# Roman Rooms tutorial



## pinser (May 6, 2018)

Hey guys, here's my tutorial on Roman Rooms!
Roman rooms, the journey method, the method of loci, and a memory palace all refer to the same thing. This concept is pretty much necessary for bigBLD and MBLD.
I also go over a few finer concepts (connecting your first image, handling order mistakes, etc) so even if you already use rooms you might be able to pick up a few tips.

I also have some tutorials on other things (fingertricking slice moves for 4BLD and 5BLD, advanced bigBLD tips, and more stuff is coming!)


----------



## abunickabhi (May 6, 2018)

Nice video made, good presentation and clarity!
GJ


----------



## Duncan Bannon (May 6, 2018)

Nice video, a few questions.

You could use OP/OP for this also right, you wouldn't have to use M2?

Could you use this for 3BLD? Or is this only for big blind/Multi?

Thanks.


----------



## cubeshepherd (May 6, 2018)

Duncan Bannon said:


> You could use OP/OP for this also right, you wouldn't have to use M2?


Yes. Until I switched to M2/OP I used OP/OP with 3x3 MBLD and it worked just the same because you are not changing anything up when you memo, (other then you buffer of course). M2 is only different and faster for execution.



Duncan Bannon said:


> Could you use this for 3BLD? Or is this only for big blind/Multi?
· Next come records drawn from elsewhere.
int ovn_set_head_weights(ovn_ctx* ctx, const float* c1k, const float* c1b, const float* c2k, const float* c2b,
                         const float* c3k, const float* c3b, const float* dk, const float* db, void* stream_) {
  OVN_REQUIRE(ctx && c1k && c1b && c2k && c2b && c3k && c3b && dk && db, OVN_ERR_ARG, "ovn_set_head_weights: NULL argument");
  OVN_ON_DEVICE(ctx->device);
  hipStream_t stream = (hipStream_t)stream_;
  {
    ovn_conv_release(&ctx->c2);
    ovn_conv_release(&ctx->c3);
    if (ctx->w1p) (void)hipFree(ctx->w1p);
    if (ctx->b1) (void)hipFree(ctx->b1);
    if (ctx->wd) (void)hipFree(ctx->wd);
    if (ctx->bd) (void)hipFree(ctx->bd);
    if (ctx->w1p_h) (void)hipFree(ctx->w1p_h);
    if (ctx->w2p_h) (void)hipFree(ctx->w2p_h);
    if (ctx->w1raw) (void)hipFree(ctx->w1raw);
    if (ctx->w1sum) (void)hipFree(ctx->w1sum);
    if (ctx->w1col) (void)hipFree(ctx->w1col);
    if (ctx->wsp_h) (void)hipFree(ctx->wsp_h);
      if (ctx->w2sum) (void)hipFree(ctx->w2sum);
    if (ctx->w1p_b3) (void)hipFree(ctx->w1p_b3);
    if (ctx->w2p_b3) (void)hipFree(ctx->w2p_b3);
    if (ctx->w2raw) (void)hipFree(ctx->w2raw);
    if (ctx->w3raw) (void)hipFree(ctx->w3raw);
    ctx->w3raw = nullptr;
    ctx->w1p_h = ctx->w2p_h = ctx->wsp_h = ctx->w1p_b3 = ctx->w2p_b3 = nullptr;
    ctx->w1raw = ctx->w1sum = ctx->w1col = ctx->w2sum = ctx->w2raw = nullptr;
    ctx->w1p = ctx->b1 = ctx->wd = ctx->bd = nullptr;
    ctx->head_set = false;
  }
  ctx->head_g = ctx_feat_w(ctx) / ctx->head_s;
  const int hs = ctx->head_s, hg = ctx->head_g;
  OVN_REQUIRE(hg >= 3, OVN_ERR_ARG, "ovn_set_head_weights: conv1size %d leaves %d column groups, c_conv3 needs 3", hs, hg);
  const bool general = (hs != OVN_S);
  int rc = OVN_OK;
  if (!general) {
    rc = ovn_delta_prepare_w1(c1k, &ctx->w1p, stream);
    if (rc) return rc;
  } else {
    const size_t w1_bytes = (size_t)hs * OVN_FEAT_C * OVN_C1_OUT * sizeof(float);
    OVN_HIP_CHECK(hipMalloc((void**)&ctx->w1raw, w1_bytes));
    OVN_HIP_CHECK(hipMemcpyAsync(ctx->w1raw, c1k, w1_bytes, hipMemcpyDeviceToDevice, stream));
  }
  OVN_HIP_CHECK(hipMalloc((void**)&ctx->b1, OVN_C1_OUT * sizeof(float)));
  OVN_HIP_CHECK(hipMemcpyAsync(ctx->b1, c1b, OVN_C1_OUT * sizeof(float), hipMemcpyDeviceToDevice, stream));
  ctx->c2 = OvnConvLayer();
  ctx->c2.name = "c_conv2";
  ctx->c2.kh = hs;
  ctx->c2.kw = 1;
  ctx->c2.cin = OVN_C1_OUT;
  ctx->c2.cout = OVN_C2_OUT;
  ctx->c2.sh = hs;
  ctx->c2.sw = 1;
  ctx->c2.relu = 1;
  rc = ovn_conv_prepare(&ctx->c2, c2k, c2b, stream);
  if (rc) return rc;
  if (!general) {
    rc = ovn_delta_prepare_f16x3(ctx, c1k, c1b, c2k, stream);
    if (rc) return rc;
  }
  ctx->c3 = OvnConvLayer();
  ctx->c3.name = "c_conv3";
  ctx->c3.kh = 3;
  ctx->c3.kw = 3;
  ctx->c3.cin = OVN_C2_OUT;
  ctx->c3.cout = OVN_C3_OUT;
  ctx->c3.sh = 1;
  ctx->c3.sw = 1;
  ctx->c3.relu = 1;
  rc = ovn_conv_prepare(&ctx->c3, c3k, c3b, stream);
  if (rc) return rc;
  if (!general) {
    rc = ovn_conv_prepare_f16x3(&ctx->c3, c3k, stream);
    if (rc) return rc;
  }
  const size_t w3_bytes = (size_t)9 * OVN_C2_OUT * OVN_C3_OUT * sizeof(float);
  OVN_HIP_CHECK(hipMalloc((void**)&ctx->w3raw, w3_bytes));
  OVN_HIP_CHECK(hipMemcpyAsync(ctx->w3raw, c3k, w3_bytes, hipMemcpyDeviceToDevice, stream));
  if (!ctx->w2raw) {
    const size_t w2_bytes = (size_t)hs * OVN_C1_OUT * OVN_C2_OUT * sizeof(float);
    OVN_HIP_CHECK(hipMalloc((void**)&ctx->w2raw, w2_bytes));
    OVN_HIP_CHECK(hipMemcpyAsync(ctx->w2raw, c2k, w2_bytes, hipMemcpyDeviceToDevice, stream));
  }
  const size_t dense_in = (size_t)(hg - 2) * (hg - 2) * OVN_C3_OUT;
  OVN_HIP_CHECK(hipMalloc((void**)&ctx->wd, dense_in * sizeof(float)));
  OVN_HIP_CHECK(hipMalloc((void**)&ctx->bd, sizeof(float)));
  OVN_HIP_CHECK(hipMemcpyAsync(ctx->wd, dk, dense_in * sizeof(float), hipMemcpyDeviceToDevice, stream));
  OVN_HIP_CHECK(hipMemcpyAsync(ctx->bd, db, sizeof(float), hipMemcpyDeviceToDevice, stream));
  OVN_HIP_CHECK(hipStreamSynchronize(stream));
  ctx->head_set = true;
  return OVN_OK;
}

static int leg_f16x3_unserved(const ovn_ctx* ctx) {
  int h = ctx->in_h, w = ctx->in_w;
  for (size_t li = 0; li < ctx->leg.size(); ++li) {
    const auto& l = ctx->leg[li];
    if (h < l.kh || w < l.kw) return -1;
    const int oh = (h - l.kh) / l.sh + 1, ow = (w - l.kw) / l.sw + 1;
    if (li == 0 && ovn_leg_front_matches(ctx, li, h, w)) {
      const auto& l2 = ctx->leg[1];
      h = (oh - l2.kh) / l2.sh + 1;
      w = (ow - l2.kw) / l2.sw + 1;
      ++li;
      continue;
    }
    if (ovn_leg_tail_matches(ctx, li, h, w)) return -1;
    if (!ovn_conv_strip_matches(l, h, w) && (long long)oh * ow < 128) return (int)li;
    h = oh;
    w = ow;
  }
  return -1;
}

int ovn_finalize(ovn_ctx* ctx, int* feat_w) {
  OVN_REQUIRE(ctx != nullptr, OVN_ERR_ARG, "ovn_finalize: ctx is NULL");
  OVN_REQUIRE(!ctx->leg.empty(), OVN_ERR_STATE, "ovn_finalize: no leg layers registered");
  int h = ctx->in_h, w = ctx->in_w, c = ctx->in_c;
  for (const auto& l : ctx->leg) {
    OVN_REQUIRE(h >= l.kh && w >= l.kw, OVN_ERR_ARG, "ovn_finalize: layer %s does not fit its %dx%d input", l.name.c_str(), h, w);
    h = (h - l.kh) / l.sh + 1;
    w = (w - l.kw) / l.sw + 1;
    c = l.cout;
  }
  OVN_REQUIRE(h == 1 && w >= OVN_FEAT_W_MIN && w <= OVN_FEAT_W_MAX && c == OVN_FEAT_C, OVN_ERR_ARG,
              "ovn_finalize: leg produces %dx%dx%d, the heads need 1 x W x %d with %d <= W <= %d", h, w, c, OVN_FEAT_C, OVN_FEAT_W_MIN,
              OVN_FEAT_W_MAX);
  OVN_REQUIRE(!ctx->head_set || w / ctx->head_s == ctx->head_g, OVN_ERR_STATE,
              "ovn_finalize: leg width %d gives %d column groups, the head weights were registered for %d", w, w / ctx->head_s,
              ctx->head_g);
  if (ctx->leg_mode != 0) {
    const int bad = leg_f16x3_unserved(ctx);
    OVN_REQUIRE(bad < 0, OVN_ERR_ARG,
                "ovn_finalize: layer %s: fewer than 128 output positions per image in leg precision f16x3 (ovn_set_leg_precision(ctx, 0) "
                "before ovn_finalize runs this leg in fp32)", ctx->leg[bad < 0 ? 0 : bad].name.c_str());
  }
  ctx->feat_w = w;
  ctx->finalized = true;
  if (feat_w) *feat_w = w;
  return OVN_OK;
}

int ovn_leg(ovn_ctx* ctx, const float* images_dev, int64_t n, float* features_dev, void* stream_) {
  OVN_REQUIRE(ctx && ctx->finalized, OVN_ERR_STATE, "ovn_leg: context not finalized");
  OVN_REQUIRE(n >= 0, OVN_ERR_ARG, "ovn_leg: n < 0");
  if (n == 0) return OVN_OK;
  OVN_REQUIRE(images_dev && features_dev, OVN_ERR_ARG, "ovn_leg: NULL buffer");
  OVN_ON_DEVICE(ctx->device);
  hipStream_t stream = (hipStream_t)stream_;
  size_t max_act = 0;
  {
    int h = ctx->in_h, w = ctx->in_w;
    for (const auto& l : ctx->leg) {
      h = (h - l.kh) / l.sh + 1;
      w = (w - l.kw) / l.sw + 1;
      const size_t e = (size_t)h * w * l.cout;
      if (e > max_act) max_act = e;
    }
  }
  const int64_t nslices = (n + OVN_LEG_SLICE - 1) / OVN_LEG_SLICE;
  const int64_t slice = (n + nslices - 1) / nslices;
  LegScratch sc;
  int rc = ovn_ws_layout(ctx, stream, &sc, (size_t)slice * max_act, 2, (size_t)0, (size_t)0);
  if (rc) return rc;
  float* const* buf = sc.buf;
  const size_t in_elems = (size_t)ctx->in_h * ctx->in_w * ctx->in_c;
  const size_t feat_elems = (size_t)ctx->feat_w * OVN_FEAT_C;
  OVN_REQUIRE(ctx->leg.size() + 1 <= OVN_ACTMAX_SLOTS, OVN_ERR_STATE, "ovn_leg: too many leg layers");
  const size_t actmax_bytes = (size_t)OVN_ACTMAX_SLOTS * OVN_LEG_SLICE * OVN_ACTMAX_STRIDE * sizeof(unsigned);
  if (ctx->leg_mode != 0 && !ctx->actmax) OVN_HIP_CHECK(hipMalloc((void**)&ctx->actmax, actmax_bytes));
  for (int64_t s0 = 0; s0 < n; s0 += slice) {
    const int nb = (int)((n - s0 < slice) ? (n - s0) : slice);
    const float* cur = images_dev + (size_t)s0 * in_elems;
    int h = ctx->in_h, w = ctx->in_w;
    if (ctx->leg_mode != 0) {
      OVN_HIP_CHECK(hipMemsetAsync(ctx->actmax, 0, (ctx->leg.size() + 1) * (size_t)slice * OVN_ACTMAX_STRIDE * sizeof(unsigned), stream));
      const bool own = (reinterpret_cast<uintptr_t>(cur) & 15) == 0 && ovn_conv_strip_own_scale(ctx->leg[0], h, w);
      if (!own) {
        OvnProfScope ps(ctx, OVN_K_LEG, stream);
        rc = ovn_absmax_forward(cur, nb, (long long)in_elems, ctx->actmax, stream);
        if (rc) return rc;
      }
    }
    for (size_t li = 0; li < ctx->leg.size(); ++li) {
      const bool last = (li + 1 == ctx->leg.size());
      float* dst = last ? features_dev + (size_t)s0 * feat_elems : buf[li & 1];
      int oh = 0, ow = 0;
      if (ctx->leg_mode != 0 && li == 0 && (reinterpret_cast<uintptr_t>(cur) & 15) == 0 && ovn_leg_front_matches(ctx, li, h, w)) {
        OvnProfScope ps(ctx, OVN_K_LEG, stream);
        float* dst2 = buf[(li + 1) & 1];
        rc = ovn_leg_front_forward(ctx, li, cur, nb, h, w, dst2, &oh, &ow, ctx->actmax + (li + 2) * (size_t)slice * OVN_ACTMAX_STRIDE, stream);
        if (rc) return rc;
        cur = dst2;
        h = oh;
        w = ow;
        ++li;
        continue;
      }
      if (ctx->leg_mode != 0 && ovn_leg_tail_matches(ctx, li, h, w)) {
        OvnProfScope ps(ctx, OVN_K_LEG, stream);
        rc = ovn_leg_tail_forward(ctx, li, cur, nb, w, features_dev + (size_t)s0 * feat_elems, stream);
        if (rc) return rc;
        break;
      }
      {
        OvnProfScope ps(ctx, OVN_K_LEG, stream);
        rc = (ctx->leg_mode == 0) ? ovn_conv_forward(ctx->leg[li], cur, nb, h, w, dst, &oh, &ow, stream)
                                  : ovn_conv_forward_f16x3(ctx->leg[li], cur, nb, h, w, dst, &oh, &ow, ctx->actmax + li * (size_t)slice * OVN_ACTMAX_STRIDE,
                                                           last ? nullptr : ctx->actmax + (li + 1) * (size_t)slice * OVN_ACTMAX_STRIDE, stream);
      }
      if (rc) return rc;
      cur = dst;
      h = oh;
      w = ow;
    }
  }
  return OVN_OK;
}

You can use this for 3x3 BLD or any other blind event that you want to. The only reason that I do not use it for normal 3x3 BLD is because (and this is my personal chose/idea), is because if I use Roman Rooms I have to think of a image and memo that, which for me take a few seconds longer, but what I do instead for 3x3 BLD is I use a Audio/Visual combination. And the main reason for that is I can memo sub 45 almost every time, so when I go to execute/solve I still have everything really well visually memorized and there is not need for Rooms.


----------



## pinser (May 6, 2018)

Duncan Bannon said:


> Nice video, a few questions.
> 
> You could use OP/OP for this also right, you wouldn't have to use M2?
> 
> ...



Yep, just like cubeshepherd said, you can use this for OP/OP. Rooms is just a way to memorize information, it doesn't matter how you execute the info. The information doesn't even have to be cubing related, memory athletes use rooms to memorize 1000s of digits of pi, decks of cards, etc. 

And yes, rooms work for 3BLD, but it might be a bit slower. I used rooms until I averaged 1:15, and I think Tom Nelson still uses rooms for 3BLD


----------



## abunickabhi (Jul 29, 2018)

I am posting something somewhat unrelated , but it will help reduce the stigma that people have , about the difficulty of making roman rooms , and how much time and effort it takes.






Hope it assists the original tutorial of Timothy in some way!


----------



## Dylan Swarts (Dec 25, 2018)

Hi. I was looking for an answer before asking but didn't find anything. Which is the best way to memo for 3BLD? I currently memo it as a story in my head, which gets overwhelming sometimes. for example. FG (frog) BI (bird) LM (lamb) DR (dragon). So I have many items, or well in this case animals and I don't know how to join it all. Should it happen as a story where each image could be a following part of the story? 

Also, I see people use audio for edges of corners. Is this the best way or are there more efficient ways to memo for 3BLD? I also struggle creating stories long enough for a 4BLD solve. If I use roman rooms, should I memo centers in one room, wings in another, splitting up centers across the entire room?


----------